概要
地理情報をPythonで扱うのに便利なfoliumというパッケージについてまとめる。
foliumについて
foliumは、LeafletというJavaScriptライブラリを上手いことPythonでラップしてくれているライブラリ。
- Mapオブジェクトを作成
- Mapオブジェクトに様々な形を追加
- Mapオブジェクトをhtmlとして保存
という手順で、簡単にインタラクティブな地図を含んだHTMLファイルを作成することができる。JupyterLab上では、単純にMapオブジェクトを表示させるだけで画面内で地図が表示される。

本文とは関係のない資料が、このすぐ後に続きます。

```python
SIGNATURES = {
    "hgr_gemm_nt": [_p, _l, _p, _l, _p, _l, _p, _p, _l, _i, _i, _i, _i, _i, _i, _p],
    "hgr_gemm_set_tile": [_i],
    "hgr_gemm_set_tail": [_i, _i],
    "hgr_gemm_set_persist": [_i],
    "hgr_gemm_set_ws": [_i],
    "hgr_gemm_set_p8": [_i],
    "hgr_im2col_patches": [_p, _p, _i, _i, _i, _i, _i, _p],
    "hgr_im2col_patches_ex": [_p, _p, _i, _i, _i, _i, _i, _i, _i, _p],
# ... 47 lines not shown
    "hgr_gemm_tn_splitk": [_p, _l, _p, _l, _p, _l, _i, _i, _i, _i, _i, _p],
    "hgr_gemm_tn_tile": [_i, _i],
    "hgr_conv3x3_wgrad_splitk": [_p, _l, _p, _p, _l, _i, _i, _i, _i, _i, _i, _i, _p],
    "hgr_relu_bwd16": [_p, _p, _p, _l, _i, _p],
    "hgr_add16": [_p, _p, _p, _l, _i, _p],
    "hgr_avgpool2_bwd_nhwc": [_p, _p, _i, _i, _i, _i, _i, _p],
    "hgr_attnpool_tokens_bwd": [_p, _p, _i, _i, _i, _i, _p],
    "hgr_im2col3x3_t": [_p, _p, _i, _i, _i, _i, _l, _i, _p],
    "hgr_bn_fold": [_p, _p, _p, _p, _p, _f, _p, _p, _i, _i, _i, _i, _i, _p],
    "hgr_bn_unfold_grad": [_p, _l, _p, _p, _p, _p, _p, _f, _p, _p, _p, _i, _i, _i, _p],
    "hgr_csr_group_aggregate": [_p, _l, _p, _p, _p, _p, _i, _p, _p, _p, _p, _i, _p, _p, _p, _p, _i, _p, _p, _l, _i, _f, _i, _p],
    "hgr_gemm_nt_res_stats": [_p, _l, _p, _l, _p, _p, _l, _p, _p, _i, _i, _i, _i, _p],
    "hgr_vit_head": [_p, _p, _l, _l, _p, _p, _f, _p, _p, _i, _i, _i, _i, _p],
    "hgr_gemm_nt_res_stats_guard": [_p, _l, _p, _l, _p, _p, _l, _p, _p, _f, _p, _i, _i, _i, _i, _p],
    "hgr_gemm_nt_ln": [_p, _l, _p, _l, _p, _l, _p, _p, _p, _f, _i, _i, _i, _i, _i, _p],
    "hgr_gemm_nt_ln_mha": [_p, _l, _p, _l, _p, _p, _p, _f, _p, _l, _i, _i, _i, _i, _i, _p],
    "hgr_gemm_nt_bias_gelu_dual": [_p, _l, _p, _l, _p, _l, _p, _l, _p, _i, _i, _i, _i, _p],
    "hgr_gemm_nt_qgelu_grad_colsum": [_p, _l, _p, _l, _p, _l, _p, _l, _p, _i, _i, _i, _i, _p],
    "hgr_vit_embed_ln_stats": [_p, _p, _p, _p, _p, _p, _p, _p, _i, _i, _i, _f, _i, _p],
    "hgr_row_stats16": [_p, _p, _p, _p, _i, _i, _i, _p],
    "hgr_pair_rows_f32": [_p, _p, _p, _i, _i, _l, _p, _i, _p],
    "hgr_logits_eval_workspace_bytes": [_i, _i],
    "hgr_logits_eval": [_p, _p, _i, _i, _i, _p, _p, _p, _i, _p, _p, _i, _p, _i, _i, _p, _p, _p, _p, _i, _p],
    "hgr_logits_eval_tile_stage": [_p, _p, _i, _i, _i, _p, _p, _p, _i, _p, _p, _i, _p, _i, _i, _p, _p, _p, _p, _i, _p],
    "hgr_logits_eval_row_stage": [_p, _p, _i, _i, _i, _p, _p, _p, _i, _p, _p, _i, _p, _i, _i, _p, _p, _p, _p, _i, _p],
    "hgr_comm_unique_id": [_p],
    "hgr_comm_init": [_i, _i, _p],
    "hgr_comm_destroy": [],
    "hgr_comm_rank": [],
    "hgr_comm_world": [],
# ... 60 lines not shown
```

このエントリは、JupyterLab上で書いている。当エントリ内のコードを順番にJupyterLabで実行すれば、同じ結果が得られる(はず)。
バージョン情報
import sys
import folium
print(f"""Python
{sys.version}
folium
{folium.__version__}""")
Python
3.7.3 (default, Mar 27 2019, 16:54:48)
[Clang 4.0.1 (tags/RELEASE_401/final)]
folium
0.10.1
準備
以下で使う定数を定義しておく。
# 虎ノ門ヒルズの緯度経度
office_lat = 35.66687568
office_lng = 139.74947495
基本
とりあえず地図を表示
Jupyter上で地図を表示するには、単純にfolium.Mapを評価すればよい。もしくは、Map.saveでHTMLファイルに吐き出せる。
fmap1 = folium.Map(
location=[office_lat, office_lng],
tiles = "OpenStreetMap",
zoom_start = 20, # 描画時の倍率 1〜20
width = 800, height = 800 # 地図のサイズ
)
fmap1 # もしくは fmap1.save("1.html")
tiles
は、
- OpenStreetMap
- Mapbox Bright (Limited levels of zoom for free tiles)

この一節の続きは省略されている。